Let $P,\top:\textsf{Prop}$ (where $\textsf{Prop}$ is the universe of mere propositions), $A=\{P,\neg P\}:\textsf{Type}$ and $B$ is an identity function such that $B(x)=x$. Given the above definitions, $(\star)$ trivially holds.
$$P\rightarrow(\top\rightarrow\Sigma x:A.B(x))\tag{$\star$}$$
By the distribution axiom of $\rightarrow$, we obtain the following:
$$(P\rightarrow\top)\rightarrow(P\rightarrow\Sigma x:A.B(x)).\tag{$\star\star$}$$
But this seems odd to me because $P\rightarrow\top$ is a mere proposition by definition but $P\rightarrow\Sigma x:A.B(x)$ is not a mere proposition but just a type. Thus, it shows that from a proof of a mere proposition (that is proof-irrelevant), we obtain a proof of a type (that is proof-relevant). This appears odd but it is natural in $(\star\star)$.

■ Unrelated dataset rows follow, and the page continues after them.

# zama-ai/verifiable-fhe-paper

Hardware: AMD Instinct MI355X
Metric: vPBS proofs/sec at N=1024 (1/2/4/8 GPU); prover ms/proof vs CPU baseline (higher is better)
Workload: dtype u64; 1 GPU; N=1024 vPBS as IVC chain (BASELINE config 2; verified_pbs ivc_based_vpbs.rs:159-386) via vpbs_ivc_prove_pbs; step = 1 chained proof of the cyclic circuit (2^16 rows) per chain; chains_per_gpu=8, parallelism=replicas, witness=host

## Files before the change

__graft_entry__.py:

```python
import os
import subprocess
import sys

ROOT = os.path.dirname(os.path.abspath(__file__))
for p in (ROOT, os.path.join(ROOT, "tests"), os.path.join(ROOT, "circuitgen")):
    if p not in sys.path:
        sys.path.insert(0, p)


def build():
    import vpbs_amd
    vpbs_amd.build_library()
    subprocess.check_call(["make", "-C", os.path.join(ROOT, "oracle")], stdout=subprocess.DEVNULL)
    vpbs_amd.lib()
    build_example()
    build_example("prove_bsk_hash")
    build_example("prove_step_circuit")
    build_example("prove_ivc")
    build_asm_edge_tool()
    build_product_tool()
    build_reduction_tool()
    build_layer_tool()
    build_fake_rccl()
    sys.path.insert(0, os.path.join(ROOT, "tools"))
    import export_circuits
    export_circuits.ensure_standard()


def build_example(name="prove_step"):
    out = os.path.join(ROOT, "examples", name)
    src = os.path.join(ROOT, "examples", name + ".cpp")
    lib = os.path.join(ROOT, "verifiable-fhe-paper_amd", "libvpbs_hip.so")
    if not os.path.exists(out) or os.path.getmtime(out) < max(os.path.getmtime(src), os.path.getmtime(lib)):
        subprocess.check_call(["g++", "-O2", "-std=c++17", "-pthread", "-I", os.path.join(ROOT, "include"), src, "-L",
                               os.path.join(ROOT, "verifiable-fhe-paper_amd"), "-lvpbs_hip",
                               "-Wl,-rpath,$ORIGIN/../verifiable-fhe-paper_amd", "-Wl,-rpath-link,/opt/rocm/lib", "-o", out])
    return out
# ... 29 lines not shown

def build_reduction_tool():
    out = os.path.join(ROOT, "tools", "test_reductions")
    src = os.path.join(ROOT, "tools", "test_reductions.hip")
    deps = [src] + [os.path.join(ROOT, "verifiable-fhe-paper_amd", "csrc", f) for f in ("gl.h", "poseidon.h")]
    if not os.path.exists(out) or os.path.getmtime(out) < max(os.path.getmtime(d) for d in deps):
        subprocess.check_call(["/opt/rocm/bin/hipcc", "--offload-arch=gfx950", "-O3", "-std=c++17", src, "-o", out])
    return out


def build_layer_tool():
    out = os.path.join(ROOT, "tools", "test_layers")
    src = os.path.join(ROOT, "tools", "test_layers.hip")
    deps = [src] + [os.path.join(ROOT, "verifiable-fhe-paper_amd", "csrc", f)
                    for f in ("gl.h", "poseidon.h", "poseidon_partial_groups.inc", "poseidon_constants.inc")]
    if not os.path.exists(out) or os.path.getmtime(out) < max(os.path.getmtime(d) for d in deps):
        subprocess.check_call(["/opt/rocm/bin/hipcc", "--offload-arch=gfx950", "-O3", "-std=c++17", src, "-o", out])
    return out


def smoke():
    import numpy as np
    import vpbs_amd
    import step_oracle
    from vpbs_amd import synth

    log_n = 10
    ctx = vpbs_amd.Context(0, log_n_max=16)
    inputs = synth.step_inputs(log_n)
    digest = np.array([1, 2, 3, 4], np.uint64)
# ... 116 lines not shown
```

verifiable-fhe-paper_amd/csrc/gates.hip:

```cpp
#include <algorithm>
#include <cstdio>
#include <cstdlib>
#include <cstring>
#include <string>
#include <vector>

#include "context.h"
#include "gates.h"

namespace vpbs {
namespace {
constexpr unsigned THREADS = 256;
struct PiHash {
    u64 h[4];
};

struct DevVars {
    using F = u64;
    const u64* wires;
    const u64* consts;
    size_t stride, j;
    PiHash pih;
    __device__ __forceinline__ u64 wire(unsigned i) const { return wires[(size_t)i * stride + j]; }
    __device__ __forceinline__ u64 constant(unsigned i) const { return consts[(size_t)i * stride + j]; }
    __device__ __forceinline__ u64 pi_hash(unsigned i) const { return pih.h[i]; }
};
using gl::LazyAcc;
template <int NC> struct DevSinkT {
    const u64* row[NC];
    unsigned idx;
    LazyAcc acc[NC];
    __device__ __forceinline__ DevSinkT(const u64* apow, unsigned pow_stride, unsigned nc) : idx(0), acc{} {
#pragma unroll
        for (int a = 0; a < NC; ++a) row[a] = apow + (size_t)((unsigned)a < nc ? (unsigned)a : nc - 1) * pow_stride;
    }
    __device__ __forceinline__ void push(u64 c) {
        const u32 c0 = (u32)c, c1 = (u32)(c >> 32);
#pragma unroll
        for (int a = 0; a < NC; ++a) {
            const u64 p = row[a][idx];
            acc[a].mac(c0, c1, (u32)p, (u32)(p >> 32));
        }
        ++idx;
    }
};

template <class Vars, class DevSink> __device__ __forceinline__ void poseidon_mds_dev(const Vars& v, DevSink& s) {
    u64 a[12], b[12];
#pragma unroll
    for (int i = 0; i < 12; ++i) {
        a[i] = v.wire(2 * i);
        b[i] = v.wire(2 * i + 1);
    }
    poseidon::mds_add_const(a, nullptr);
    poseidon::mds_add_const(b, nullptr);
#pragma unroll
    for (int r = 0; r < 12; ++r) {
        s.push(gl::sub_a(v.wire(24 + 2 * r), a[r]));
        s.push(gl::sub_a(v.wire(25 + 2 * r), b[r]));
    }
}

template <class Vars, class DevSink> __device__ __forceinline__ void poseidon_gate_dev(const Vars& v, DevSink& s) {
    using poseidon::rc;
    const u64 swap = v.wire(24);
    s.push(gl::mul(swap, gl::sub(swap, 1)));
    u64 st[12];
#pragma unroll
    for (int i = 0; i < 4; ++i) {
        const u64 lhs = v.wire(i), rhs = v.wire(i + 4), delta = v.wire(25 + i);
        s.push(gl::sub(gl::mul(swap, gl::sub(rhs, lhs)), delta));
        st[i] = gl::add(lhs, delta);
        st[i + 4] = gl::sub(rhs, delta);
    }
#pragma unroll
    for (int i = 8; i < 12; ++i) st[i] = v.wire(i);
#pragma unroll
    for (int i = 0; i < 12; ++i) st[i] = gl::add_nc(st[i], rc(i));
    for (int r = 0; r < 4; ++r) {
        u64 kc[12];
#pragma unroll
        for (int i = 0; i < 12; ++i) kc[i] = rc(12 * (r + 1) + i);
        if (r != 0) {
#pragma unroll
            for (int i = 0; i < 12; ++i) {
                const u64 in = v.wire(29 + 12 * (r - 1) + i);
                s.push(gl::sub_a(st[i], in));
                st[i] = in;
            }
        }
#pragma unroll
        for (int i = 0; i < 12; i += 2) poseidon::sbox2(st[i], st[i + 1]);
        poseidon::mds_add_const(st, kc);
    }
    for (int g = 0; g < 7; ++g) {
        u64 w[3], x[2];
#pragma unroll
        for (int i = 0; i < 3; ++i) w[i] = v.wire(65 + 3 * g + i);
        s.push(gl::sub_a(st[0], w[0]));
        poseidon::partial_group3_core<true>(st, g, w, x);
        s.push(gl::sub(x[0], w[1]));
        s.push(gl::sub(x[1], w[2]));
    }
    {
        u64 kc[12];
#pragma unroll
        for (int i = 0; i < 12; ++i) kc[i] = rc(12 * 26 + i);
        const u64 in = v.wire(65 + 21);
        s.push(gl::sub_a(st[0], in));
        st[0] = poseidon::sbox(in);
        poseidon::mds_add_const(st, kc);
    }
    for (int r = 0; r < 4; ++r) {
        u64 kc[12];
        const int next = r < 3 ? 12 * (27 + r) : 0;
#pragma unroll
        for (int i = 0; i < 12; ++i) kc[i] = rc(next + i);
#pragma unroll
        for (int i = 0; i < 12; ++i) {
            const u64 in = v.wire(87 + 12 * r + i);
            s.push(gl::sub_a(st[i], in));
            st[i] = in;
        }
#pragma unroll
        for (int i = 0; i < 12; i += 2) poseidon::sbox2(st[i], st[i + 1]);
        poseidon::mds_add_const(st, r < 3 ? kc : nullptr);
    }
#pragma unroll
    for (int i = 0; i < 12; ++i) s.push(gl::sub_a(v.wire(12 + i), st[i]));
}

template <int PART, class Vars, class DevSink> __device__ __forceinline__ void poseidon_gate_part(const Vars& v, DevSink& s) {
    using poseidon::rc;
    u64 st[12];
    if constexpr (PART == 2) {
        s.idx = 0;
        const u64 swap = v.wire(24);
        s.push(gl::mul(swap, gl::sub(swap, 1)));
#pragma unroll
        for (int i = 0; i < 4; ++i) {
            const u64 lhs = v.wire(i), rhs = v.wire(i + 4), delta = v.wire(25 + i);
            s.push(gl::sub(gl::mul(swap, gl::sub(rhs, lhs)), delta));
            st[i] = gl::add(lhs, delta);
            st[i + 4] = gl::sub(rhs, delta);
        }
#pragma unroll
        for (int i = 8; i < 12; ++i) st[i] = v.wire(i);
#pragma unroll
        for (int i = 0; i < 12; ++i) st[i] = gl::add_nc(st[i], rc(i));
        for (int r = 0; r < 3; ++r) {
            u64 kc[12];
#pragma unroll
            for (int i = 0; i < 12; ++i) kc[i] = rc(12 * (r + 1) + i);
#pragma unroll
            for (int i = 0; i < 12; i += 2) poseidon::sbox2(st[i], st[i + 1]);
            poseidon::mds_add_const(st, kc);
#pragma unroll
            for (int i = 0; i < 12; ++i) {
                const u64 in = v.wire(29 + 12 * r + i);
                s.push(gl::sub_a(st[i], in));
                st[i] = in;
            }
        }
    }
    if constexpr (PART == 1) {
        s.idx = 41;
        {
            u64 kc[12];
#pragma unroll
            for (int i = 0; i < 12; ++i) {
                kc[i] = rc(12 * 4 + i);
                st[i] = v.wire(29 + 24 + i);
            }
#pragma unroll
            for (int i = 0; i < 12; i += 2) poseidon::sbox2(st[i], st[i + 1]);
            poseidon::mds_add_const(st, kc);
        }
        for (int g = 0; g < 7; ++g) {
            u64 w[3], x[2];
#pragma unroll
            for (int i = 0; i < 3; ++i) w[i] = v.wire(65 + 3 * g + i);
            s.push(gl::sub_a(st[0], w[0]));
            poseidon::partial_group3_core<true>(st, g, w, x);
            s.push(gl::sub(x[0], w[1]));
            s.push(gl::sub(x[1], w[2]));
        }
        {
            u64 kc[12];
#pragma unroll
            for (int i = 0; i < 12; ++i) kc[i] = rc(12 * 26 + i);
            const u64 in = v.wire(65 + 21);
            s.push(gl::sub_a(st[0], in));
            st[0] = poseidon::sbox(in);
            poseidon::mds_add_const(st, kc);
        }
#pragma unroll
        for (int i = 0; i < 12; ++i) s.push(gl::sub_a(st[i], v.wire(87 + i)));
    }
    if constexpr (PART == 3) {
        s.idx = 75;
        for (int r = 0; r < 4; ++r) {
            u64 kc[12];
            const int next = r < 3 ? 12 * (27 + r) : 0;
#pragma unroll
            for (int i = 0; i < 12; ++i) {
                kc[i] = rc(next + i);
                st[i] = v.wire(87 + 12 * r + i);
            }
#pragma unroll
            for (int i = 0; i < 12; i += 2) poseidon::sbox2(st[i], st[i + 1]);
            poseidon::mds_add_const(st, r < 3 ? kc : nullptr);
            if (r < 3) {
#pragma unroll
                for (int i = 0; i < 12; ++i) s.push(gl::sub_a(st[i], v.wire(87 + 12 * (r + 1) + i)));
            }
        }
#pragma unroll
        for (int i = 0; i < 12; ++i) s.push(gl::sub_a(v.wire(12 + i), st[i]));
    }
}

template <unsigned KIND, class Vars, class DevSink>
__device__ __forceinline__ void eval_kind(const vpbs_gate& g, const gates::CosetTables& t, const Vars& v, DevSink& s) {
    if constexpr (KIND == VPBS_GATE_CONSTANT) gates::eval_constant<u64>(g, v, s);
    if constexpr (KIND == VPBS_GATE_PUBLIC_INPUT) gates::eval_public_input<u64>(g, v, s);
    if constexpr (KIND == VPBS_GATE_ARITHMETIC) gates::eval_arithmetic<u64>(g, v, s);
    if constexpr (KIND == VPBS_GATE_BASE_SUM) gates::eval_base_sum<u64>(g, v, s);
    if constexpr (KIND == VPBS_GATE_POSEIDON) poseidon_gate_dev(v, s);
    if constexpr (KIND == VPBS_GATE_POSEIDON_MDS) poseidon_mds_dev(v, s);
    if constexpr (KIND == VPBS_GATE_ARITHMETIC_EXT) gates::eval_arithmetic_ext<u64>(g, v, s);
    if constexpr (KIND == VPBS_GATE_MUL_EXT) gates::eval_mul_ext<u64>(g, v, s);
    if constexpr (KIND == VPBS_GATE_REDUCING) gates::eval_reducing<u64>(g, v, s);
    if constexpr (KIND == VPBS_GATE_REDUCING_EXT) gates::eval_reducing_ext<u64>(g, v, s);
    if constexpr (KIND == VPBS_GATE_RANDOM_ACCESS) gates::eval_random_access<u64>(g, v, s);
// ... 210 lines not shown
    const u64* wires;
    const u64* constants;
    unsigned n_wires, n_constants;
    const u64* pih;
    gl::Ext wire(unsigned i) const { return i < n_wires ? gl::Ext{wires[2 * i], wires[2 * i + 1]} : gl::ext(0); }
    gl::Ext constant(unsigned i) const { return i < n_constants ? gl::Ext{constants[2 * i], constants[2 * i + 1]} : gl::ext(0); }
    u64 pi_hash(unsigned i) const { return pih[i]; }
};
struct HostSink {
    std::vector<gl::Ext> c;
    void push(gl::Ext x) { c.push_back(x); }
};

}
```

My question is: what amounts to a general condition for a proof-irrelevant type (of $\textsf{Prop}$) to imply a proof-relevant type such as in $(\star\star)$? Thanks!
Best Answer
$\newcommand{\inj}{\mathsf{inj}}$ $\newcommand{\refl}{\mathsf{refl}}$ $\newcommand{\isProp}{\mathsf{isProp}}$ $\newcommand{\isContr}{\mathsf{isContr}}$
I'm not sure exactly of the source of confusion, but here are some things to think about.
$⊤ → A$ is equivalent to $A$, so your $(\star)$ is already equivalent to $P → Σx:A.B(x)$
Your $(*)$ already has two propositions implying $Σx:A.B(x)$, so it doesn't seem unreasonable that one proposition would imply it (especially since $⊤$ is rather vacuous).
Some non-propositions are easy to exhibit from any proposition. For instance, $λ x. 0$ has type $⊤ → ℕ$
$P$ actually implies that $T = Σx:A.B(x)$ is contractible (and thus a proposition) by the following argument:
$¬P$ implies that $T$ is contractible by a very similar argument
$T → \isContr(T)$, because $T$ gives us a value $x : X$, $\isContr(T)$ is a proposition, and by cases on $(P=X)+(¬P=X)$, we can get either a value of $P$ or a value of $¬P$ to use 4 or 5
Thus $T$ is a proposition, because $(T → \isContr(T)) → \isProp(T)$. Here is a cubical Agda formalization.
However, the fact that $Σx:A.B(x)$ is actually a proposition is incidental. If the source of your question is an idea that propositions in HoTT are somehow restricted so that they may be 'erased', as in various other type theories, you should abandon that. A key feature of HoTT is that 'proof irrelevant' does not mean 'computationally irrelevant.' Mere propositions are proof irrelevant in the sense that for any two proofs $p, q$, any construction on $p$ can be systematically translated to an equivalent construction on $q$. However, this does not mean that $p$ and $q$ have no computational content.
An example of this is finite sets. One can define the type of finite sets as:
$$ΣX:\mathcal U. \Vert Σn:ℕ. \mathsf{Fin}(n) \simeq X \Vert$$
I.E. it is the collection of types that are merely equivalent to some set of a particular finite size. However, it can be shown that for a given such $X$, $n$ is unique, and may be extracted from the truncation. There is no mechanism for deducing the size $n$ from $X : \mathcal U$, so the conclusion is that the truncation was carrying it (at least, if you are expecting a computational explanation). There are just obligations for accessing it.
I don't think there is necessarily a general description of 'when a proposition can imply a non-proposition,' though. Propositions aren't arbitrarily separated/distinguished in HoTT. They are just types with a certain defined property, and there are multiple conceptual reasons a type might have that property.